I am learning Wireshark and looking at a connection attempt that fails. I see the following packets:
Packet 1: Source: 192.168.1.50 -> Destination: 10.0.0.99 [TCP SYN]
Packet 2: Source: 10.0.0.99 -> Destination: 192.168.1.50 [TCP RST, ACK]

Can you explain what a TCP handshake is, what these packets mean, and why the connection is failing?

AI Response Breakdown (What to expect)

The AI should explain:

• The Normal Handshake: Explain SYN (synchronize request), SYN-ACK (acknowledge request), and ACK (acknowledge back).
• The Reset (RST): The receiving server at 10.0.0.99 is actively refusing the connection, possibly because the port is closed, a firewall is blocking it, or the service is down.

🤖 Part 3: Best Practices for Prompting AI in Cyber

Caution and Responsibility When using AI tools, students must follow professional standards.

1. The "Cyber Prompting" Framework (R-C-T-C)
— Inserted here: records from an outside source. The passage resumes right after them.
#pragma unroll
        for (int g = 0; g < GN; ++g) {
            vec8 pf[NS];
#pragma unroll
            for (int j = 0; j < 8; ++j) {
                const float pv = sacc[g >> 1][(g & 1) * 8 + j];
                const T hi = from_f32<T>(pv);
                pf[0][j] = hi;
                if (NS == 2) pf[NS - 1][j] = from_f32<T>(pv - to_f32<T>(hi));
            }
#pragma unroll
            for (int dm = 0; dm < DM; ++dm) {
                const int d = dm * 32 + lq;
                vec8 vf[NS];
#pragma unroll
                for (int s = 0; s < NS; ++s)
                    vf[s] = as_vec8<T>(*(const u128*)(cur + s * PLANE_BYTES + K_BYTES + d * 128 +
                                                        (((g * 2 + lh) ^ vswz(d)) << 4)));
                if (NS == 2) {
                    oacc[dm] = Op16<T>::mfma(vf[NS - 1], pf[0], oacc[dm]);
                    oacc[dm] = Op16<T>::mfma(vf[0], pf[NS - 1], oacc[dm]);
                }
                oacc[dm] = Op16<T>::mfma(vf[0], pf[0], oacc[dm]);
            }
        }
        if (kt < 7) AP(kt * 8 + 3)
        if (NBUF == 1) __syncthreads();
        if (kt < 7) AP(kt * 8 + 4)
        if (kt + 1 < nt) { STORE_TILE(NBUF == 2 ? ((kt + 1) & 1) : 0) }
        if (kt < 7) AP(kt * 8 + 5)
        __syncthreads();
        if (kt < 7) AP(kt * 8 + 6)
    };
    for (int kt = 0; kt < nt - (small_tail ? 1 : 0); ++kt) tile(kt, std::integral_constant<int, 0>{});
    if (small_tail) tile(nt - 1, std::integral_constant<int, 2>{});
#undef LOAD_TILE
#undef STORE_TILE

    AP(62)
    const float l_tot = l_run + __shfl_xor(l_run, 32);
    const float inv = 1.0f / l_tot;
    const int q = q0 + lq;
    if (q < q_len) {
        if (OUTMODE == 2) {
            fp8e4* orow = (fp8e4*)p.out + ((int64_t)b * p.out_rows + (p.out_rows == q_len ? 0 : p.q_off) + q) * (heads * HD) + head * HD;
#pragma unroll
            for (int dm = 0; dm < DM; ++dm)
#pragma unroll
                for (int rq = 0; rq < 4; ++rq) {
                    float v4[4];
#pragma unroll
                    for (int j = 0; j < 4; ++j) v4[j] = oacc[dm][rq * 4 + j] * inv;
                    store_cvt<fp8e4, 4>(orow + dm * 32 + 8 * rq + 4 * lh, v4);
                }
        } else if (OUTMODE == 3) {
            const int64_t e0 = ((int64_t)b * p.out_rows + (p.out_rows == q_len ? 0 : p.q_off) + q) * (heads * HD) + head * HD;
#pragma unroll
            for (int dm = 0; dm < DM; ++dm)
#pragma unroll
                for (int rq = 0; rq < 4; ++rq) {
                    float v4[4];
#pragma unroll
                    for (int j = 0; j < 4; ++j) v4[j] = oacc[dm][rq * 4 + j] * inv;
                    f16c8_store4((f16c8*)p.out, p.out_plane, e0 + dm * 32 + 8 * rq + 4 * lh, v4);
                }
        } else if (OUTMODE == 1 || OUTMODE == 4) {
            typedef typename std::conditional<OUTMODE == 1, __bf16, _Float16>::type OT;
            OT* orow = (OT*)p.out + ((int64_t)b * p.out_rows + (p.out_rows == q_len ? 0 : p.q_off) + q) * (heads * HD) + head * HD;
#pragma unroll
            for (int dm = 0; dm < DM; ++dm)
#pragma unroll
                for (int rq = 0; rq < 4; ++rq) {
                    const int d0 = dm * 32 + 8 * rq + 4 * lh;
                    typedef __attribute__((__vector_size__(4 * sizeof(OT)))) OT ovec4;
                    ovec4 hi, lo;
#pragma unroll
                    for (int j = 0; j < 4; ++j) {
                        float h, l;
                        split_hi_lo<OT>(oacc[dm][rq * 4 + j] * inv, h, l);
                        hi[j] = from_f32<OT>(h);
                        lo[j] = from_f32<OT>(l);
                    }
                    *(ovec4*)(orow + d0) = hi;
                    *(ovec4*)(orow + p.out_plane + d0) = lo;
                }
        } else {
            T* orow = (T*)p.out + ((int64_t)b * p.out_rows + (p.out_rows == q_len ? 0 : p.q_off) + q) * (heads * HD) + head * HD;
#pragma unroll
            for (int dm = 0; dm < DM; ++dm)
#pragma unroll
                for (int rq = 0; rq < 4; ++rq) {
                    const int d0 = dm * 32 + 8 * rq + 4 * lh;
                    typedef __attribute__((__vector_size__(4 * sizeof(T)))) T vec4;
                    vec4 hi, lo;
#pragma unroll
                    for (int j = 0; j < 4; ++j) {
                        if (NS == 2) {
                            float h, l;
                            split_hi_lo<T>(oacc[dm][rq * 4 + j] * inv, h, l);
                            hi[j] = from_f32<T>(h);
                            lo[j] = from_f32<T>(l);
                        } else {
                            hi[j] = from_f32<T>(oacc[dm][rq * 4 + j] * inv);
                        }
                    }
                    *(vec4*)(orow + d0) = hi;
                    if (NS == 2) *(vec4*)(orow + p.out_plane + d0) = lo;
                }
        }
    }
#ifdef BD_ATTN_PROBE
    AP(63)
    if (bd_attn_probe_buf && blockIdx.x < 512) bd_attn_probe_buf[((size_t)blockIdx.x * 8 + wid) * 64 + lane] = probe_ts;
#endif
}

To get the most accurate answers, students should use the following framework:

1. Role: Tell the AI who it is (e.g., "Act as a friendly cybersecurity instructor").
2. Context: Give background (e.g., "I am analyzing a lab network capture in Wireshark").
3. Task: Clearly define the request (e.g., "List the filter query to find all DNS traffic").
4. Constraints: Define limits (e.g., "Keep it simple, do not use complex jargon").

2. Safe Prompting Rules

[!IMPORTANT] Never upload real-world enterprise log data containing sensitive details to public AI models.

• Redact public IP addresses (replace with 192.0.2.1 or x.x.x.x).
• Remove usernames, domain names, or credentials from logs before pasting.

3. Critical Verification (Spotting AI Hallucinations)

AI models can make up commands, parameters, or flag explanations. Teach students to double-check AI-provided command line flags or syntax by looking at:

• Official manuals (e.g., using man wazuh or official docs).
• Command help switches (e.g., tool --help).

📝 Classroom Exercises & Discussion Prompts

Exercise 1: "Ask the Mentor"

1. Provide students with a raw, obfuscated firewall log.
2. Ask them to prompt the AI to find out:
   • Which IP address is the attacker?
   • Which port is being targeted?
3. Have them write down the prompt they used and discuss what worked best.

Discussion: "When AI is Wrong"

• Ask students: What could happen if a security analyst blindly followed AI-generated advice to delete a file flagged as a false positive?
• Highlight the value of the "trust but verify" principle in security operations.